↓↓↓

#define PP_READ_A(qm, off)                                                                          \
  _Pragma("unroll") for (int i = 0; i < 4; ++i) {                                                   \
    if (TOK) {                                                                                      \
      fa[i][0] = tr8((off) * 2 + (qm) * (HALF * 2) + ta[i]);                                        \
      fa[i][1] = tr8((off) * 2 + (qm) * (HALF * 2) + ta[i] + 32 * 256);                             \
    } else {                                                                                        \
      fa[i][0] = *reinterpret_cast<const V8*>(pa0 + (off) + (64 * (qm) + 16 * i) * ROW);        \
      fa[i][1] = *reinterpret_cast<const V8*>(pa1 + (off) + (64 * (qm) + 16 * i) * ROW);        \
    }                                                                                               \
  }
#define PP_READ_B(fb, qn, off)                                                                      \
  _Pragma("unroll") for (int j = 0; j < 2; ++j) {                                                   \
    if (TOK) {                                                                                      \
      fb[j][0] = tr8((off) * 2 + (2 + (qn)) * (HALF * 2) + tb[j]);                                  \
      fb[j][1] = tr8((off) * 2 + (2 + (qn)) * (HALF * 2) + tb[j] + 32 * 256);                       \
    } else {                                                                                        \
      fb[j][0] = *reinterpret_cast<const V8*>(pb0 + (off) + (32 * (qn) + 16 * j) * ROW);        \
      fb[j][1] = *reinterpret_cast<const V8*>(pb1 + (off) + (32 * (qn) + 16 * j) * ROW);        \
    }                                                                                               \
  }
#define PP_MFMA(qm, qn, fb)                                                                                         \
  do {                                                                                                              \
    __builtin_amdgcn_s_setprio(1);                                                                                  \
    _Pragma("unroll") for (int s = 0; s < (FUSED ? 3 : 2); ++s)                                                     \
    _Pragma("unroll") for (int i = 0; i < 4; ++i)                                                                   \
    _Pragma("unroll") for (int j = 0; j < 2; ++j)                                                                   \
      acc[4 * (qm) + i][2 * (qn) + j] =                                                                             \
          T::mfma16(fb[j][FUSED ? s >> 1 : s], fa[i][FUSED ? s & 1 : s], acc[4 * (qm) + i][2 * (qn) + j]);          \
    __builtin_amdgcn_s_setprio(0);                                                                                  \
  } while (0)

  PP_ISSUE_A(0, 0, 0);
  PP_ISSUE_B(0, 0, 0);
  PP_ISSUE_B(1, 0, 0);
  PP_ISSUE_A(1, 0, 0);
  if (nk > 1) {
    PP_ISSUE_B(0, 1, 1);
    PP_ISSUE_A(0, 1, 1);
    PP_ISSUE_B(1, 1, 1);
    asm volatile("s_waitcnt vmcnt(6)" ::: "memory");
  } else {
    asm volatile("s_waitcnt vmcnt(0)" ::: "memory");
  }
  PP_BARRIER();
  PP_STAMP(1);
  if (wr == 1) PP_BARRIER();

  for (int kt = 0; kt < nk; ++kt) {
    const int cur = kt & 1, off = cur * BUF;
    const bool n1 = kt + 1 < nk, n2 = kt + 2 < nk;
    PP_READ_B(fb0, 0, off);
    __builtin_amdgcn_sched_barrier(0);
    PP_READ_A(0, off);
    __builtin_amdgcn_sched_barrier(0);
    if (n1) PP_ISSUE_A(1, cur ^ 1, kt + 1);
    if (!TOK) asm volatile("s_waitcnt lgkmcnt(8)" ::: "memory");
    PP_BARRIER();
    asm volatile("s_waitcnt lgkmcnt(0)" ::: "memory");
    __builtin_amdgcn_sched_barrier(0);
    PP_MFMA(0, 0, fb0);
    PP_BARRIER();
    PP_READ_B(fb1, 1, off);
    __builtin_amdgcn_sched_barrier(0);
    if (!TOK && n2) PP_ISSUE_B(0, cur, kt + 2);
    PP_BARRIER();
    asm volatile("s_waitcnt lgkmcnt(0)" ::: "memory");
    __builtin_amdgcn_sched_barrier(0);
    PP_MFMA(0, 1, fb1);
    PP_BARRIER();
    PP_READ_A(1, off);
    __builtin_amdgcn_sched_barrier(0);
    if (n2) PP_ISSUE_A(0, cur, kt + 2);
    PP_BARRIER();
    asm volatile("s_waitcnt lgkmcnt(0)" ::: "memory");
    __builtin_amdgcn_sched_barrier(0);
    PP_MFMA(1, 1, fb1);
    PP_BARRIER();
    if (n2) {
      if (TOK) PP_ISSUE_B(0, cur, kt + 2);
      PP_ISSUE_B(1, cur, kt + 2);
      asm volatile("s_waitcnt vmcnt(6)" ::: "memory");
    } else {
      asm volatile("s_waitcnt vmcnt(0)" ::: "memory");
    }
    PP_BARRIER();
    PP_MFMA(1, 0, fb0);
    PP_BARRIER();
  }
  if (wr == 0) PP_BARRIER();
  PP_STAMP(2);
#undef PP_ISSUE_A
#undef PP_ISSUE_B
#undef PP_READ_A
#undef PP_READ_B
#undef PP_MFMA

  const int kind = (p.epilogue & DCLIP_EPI_RESIDUAL) ? 3 : (p.epilogue & DCLIP_EPI_DGELU) ? 2 : (p.epilogue & DCLIP_EPI_GELU) ? 1 : 0;
  float* ct = reinterpret_cast<float*>(lds_raw);
  if (ROWS) {
    const float alpha_r = *p.alpha_p;
    float ra[8];
#pragma unroll
    for (int i = 0; i < 8; ++i) ra[i] = p.row_alpha[min(m0 + 128 * wr + 16 * i + l15, p.M - 1)];
#pragma unroll
    for (int i = 0; i < 8; ++i)
#pragma unroll
      for (int j = 0; j < 4; ++j) acc[i][j] = (acc[i][j] * alpha_r) * ra[i];
    if (kind == 2) pp_epilogue<T, 2, false, true, true, STATS>(p, acc, ct, m0, n0, tid, wr, wc, quad, l15);
    else pp_epilogue<T, 0, false, true, true, STATS>(p, acc, ct, m0, n0, tid, wr, wc, quad, l15);
    return;
  }
  if (!DEV && p.slab) {
    GemmBf16Params ps = p;
    ps.C = p.slab + (size_t)blockIdx.y * p.M * p.N;
    ps.ldc = p.N;
    ps.epilogue = 0;
    ps.alpha = 1.f;
    ps.out_scale = 0.f;
    pp_epilogue<T, 0, false, false>(ps, acc, ct, m0, n0, tid, wr, wc, quad, l15);
    return;
  }
  if (p.out_bf16) {
    unsigned short* ct16 = reinterpret_cast<unsigned short*>(lds_raw);
    if (kind == 0) pp_epilogue_b16<T, false, false, DEV>(p, acc, ct16, m0, n0, tid, wr, wc, quad, l15);
    else if (kind == 1 && p.aux) pp_epilogue_b16<T, true, true, DEV>(p, acc, ct16, m0, n0, tid, wr, wc, quad, l15);
    else if (kind == 1) pp_epilogue_b16<T, true, false, DEV>(p, acc, ct16, m0, n0, tid, wr, wc, quad, l15);
    else pp_epilogue<T, 2, true, DEV>(p, acc, ct, m0, n0, tid, wr, wc, quad, l15);
  } else {
    if (kind == 0) pp_epilogue<T, 0, false, DEV>(p, acc, ct, m0, n0, tid, wr, wc, quad, l15);
    else if (kind == 1) pp_epilogue<T, 1, false, DEV>(p, acc, ct, m0, n0, tid, wr, wc, quad, l15);
    else if (kind == 2) pp_epilogue<T, 2, false, DEV>(p, acc, ct, m0, n0, tid, wr, wc, quad, l15);
    else pp_epilogue<T, 3, false, DEV>(p, acc, ct, m0, n0, tid, wr, wc, quad, l15);
  }
}
#undef PP_BARRIER

#define PP_BARRIER()                      \
  do {                                    \
    __builtin_amdgcn_sched_barrier(0);    \
    __builtin_amdgcn_s_barrier();         \
    __builtin_amdgcn_sched_barrier(0);    \
  } while (0)

template <class T>
__global__ void __launch_bounds__(512) gemm_bf16_ppp_kernel(GemmBf16Params p) {
// ... 577 lines not shown
DCLIP_API int dclip_gemm_f16_scaled_rows_stats_dev(const void* A, const void* W, float* C, const float* aux32, int M, int N, int K,
                                                   int lda, int ldw, int ldc, int epilogue, const float* alpha, const float* row_alpha,
                                                   void* pmax, float* psum, void* stream) {
  DCLIP_REQUIRE(alpha && row_alpha && ((uintptr_t)alpha | (uintptr_t)row_alpha) % 4 == 0,
                "gemm_f16_scaled_rows_stats_dev: alpha / row_alpha must be device pointers");
  DCLIP_REQUIRE(pmax && psum && ((uintptr_t)pmax | (uintptr_t)psum) % 4 == 0, "gemm_f16_scaled_rows_stats_dev: pmax / psum");
  DCLIP_REQUIRE(epilogue == 0 || epilogue == DCLIP_EPI_DGELU, "gemm_f16_scaled_rows_stats_dev: the epilogue is none or DGELU");
  DCLIP_REQUIRE(!(epilogue & DCLIP_EPI_DGELU) || (aux32 && (uintptr_t)aux32 % 16 == 0),
                "gemm_f16_scaled_rows_stats_dev: DGELU needs a 16-byte aligned fp32 aux32");
  DCLIP_REQUIRE(dclip_gemm_f16_scaled_rows_stats_plan(M, N, K) > 0,
                "gemm_f16_scaled_rows_stats_dev: M=%d N=%d K=%d takes a register-staged kernel, which has no statistics form", M, N, K);
  DevScales dev{alpha, nullptr, nullptr, nullptr};
  dev.row_alpha = row_alpha;
  dev.aux32 = (epilogue & DCLIP_EPI_DGELU) ? aux32 : nullptr;
  dev.pmax = (unsigned*)pmax;
  dev.psum = psum;
  return gemm16<F16T>("gemm_f16_scaled_rows_dev.stats", A, W, C, nullptr, nullptr, nullptr, M, N, K, lda, ldw, ldc, epilogue, 0, stream,
                      1.f, 0.f, &dev);
}

namespace {
struct Segs { int a_hi, a_lo, w_hi, w_lo; };

int gemm16x3(const char* name, const void* A, const void* W, void* C, const float* bias, const float* residual, int M, int N, int K,
             int lda, int ldw, int ldc, Segs sg, int epilogue, int out_f16, void* stream, float alpha, float out_scale,
             const DevScales* dev) {
  DCLIP_REQUIRE(A && W && C, "%s: null operand", name);
  DCLIP_REQUIRE(M > 0 && N > 0 && K > 0 && K % 32 == 0, "%s: bad shape M=%d N=%d K=%d (K: the logical length, a multiple of 32)", name,
                M, N, K);
  DCLIP_REQUIRE(lda % 8 == 0 && ldw % 8 == 0 && lda > 0 && ldw > 0, "%s: lda/ldw must be multiples of 8", name);
  DCLIP_REQUIRE(sg.a_hi >= 0 && sg.a_lo >= 0 && sg.w_hi >= 0 && sg.w_lo >= 0 && (sg.a_hi | sg.a_lo | sg.w_hi | sg.w_lo) % 8 == 0,
                "%s: segment offsets must be non-negative multiples of 8", name);
  DCLIP_REQUIRE((long)sg.a_hi + K <= lda && (long)sg.a_lo + K <= lda && (long)sg.w_hi + K <= ldw && (long)sg.w_lo + K <= ldw,
                "%s: a segment (offset + K) must lie within the leading dimension", name);
  DCLIP_REQUIRE(N % 4 == 0 && ldc % 4 == 0 && ldc >= N, "%s: N / ldc must be multiples of 4", name);
  DCLIP_REQUIRE(((uintptr_t)A | (uintptr_t)W | (uintptr_t)C) % 16 == 0, "%s: operands must be 16-byte aligned", name);
  DCLIP_REQUIRE(!(epilogue & ~(DCLIP_EPI_BIAS | DCLIP_EPI_GELU | DCLIP_EPI_DGELU | DCLIP_EPI_RESIDUAL)),
                "%s: unsupported epilogue bits", name);
  DCLIP_REQUIRE(out_scale == 0.f || (!out_f16 && !(epilogue & (DCLIP_EPI_RESIDUAL | DCLIP_EPI_DGELU)) && (long)ldc >= 3L * N),
                "%s: a split output takes BIAS | GELU only and ldc >= 3 N", name);
  DCLIP_REQUIRE(!(epilogue & DCLIP_EPI_DGELU) || (dev && dev->aux32 && !(epilogue & DCLIP_EPI_GELU)), "%s: DGELU needs aux32", name);
  DCLIP_REQUIRE(!(epilogue & DCLIP_EPI_BIAS) || bias, "%s: BIAS without bias", name);
  DCLIP_REQUIRE(!(epilogue & DCLIP_EPI_RESIDUAL) || (residual && !out_f16), "%s: RESIDUAL needs an fp32 output", name);
  DCLIP_REQUIRE(256L * lda * 2 < 0x7fffffffL && 256L * ldw * 2 < 0x7fffffffL, "%s: leading dimension too large", name);
  GemmBf16Params p{(const __bf16*)A, (const __bf16*)W, C, bias, residual, M, N, K, lda, ldw, ldc, epilogue, out_f16, cdiv(M, 256),
                   cdiv(N, 256), nullptr, 0, nullptr, alpha, out_scale};
  set_dev(p, dev);
  p.a_seg[0] = sg.a_hi, p.a_seg[1] = sg.a_lo, p.w_seg[0] = sg.w_hi, p.w_seg[1] = sg.w_lo;
  const dim3 grid(p.tiles_m * p.tiles_n), block(512);
  hipStream_t st = (hipStream_t)stream;
  if (p.row_alpha && p.pmax)
    hipLaunchKernelGGL((gemm_bf16_pp_kernel<F16T, false, true, true, false, true, true>), grid, block, 0, st, p);
  else if (p.row_alpha)
    hipLaunchKernelGGL((gemm_bf16_pp_kernel<F16T, false, true, true, false, false, true>), grid, block, 0, st, p);
  else if (p.alpha_p)
    hipLaunchKernelGGL((gemm_bf16_pp_kernel<F16T, false, true, false, false, false, true>), grid, block, 0, st, p);
  else
    hipLaunchKernelGGL((gemm_bf16_pp_kernel<F16T, false, false, false, false, false, true>), grid, block, 0, st, p);
  DCLIP_CHECK_LAUNCH_V(name, ".pp3");
  return DCLIP_OK;
}
}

↑↑↑

- **Task brief**: What lines above contain the word "FUSED"? Return each such line.

- **Reply**:
    _Pragma("unroll") for (int s = 0; s < (FUSED ? 3 : 2); ++s)                                                     \
          T::mfma16(fb[j][FUSED ? s >> 1 : s], fa[i][FUSED ? s & 1 : s], acc[4 * (qm) + i][2 * (qn) + j]);          \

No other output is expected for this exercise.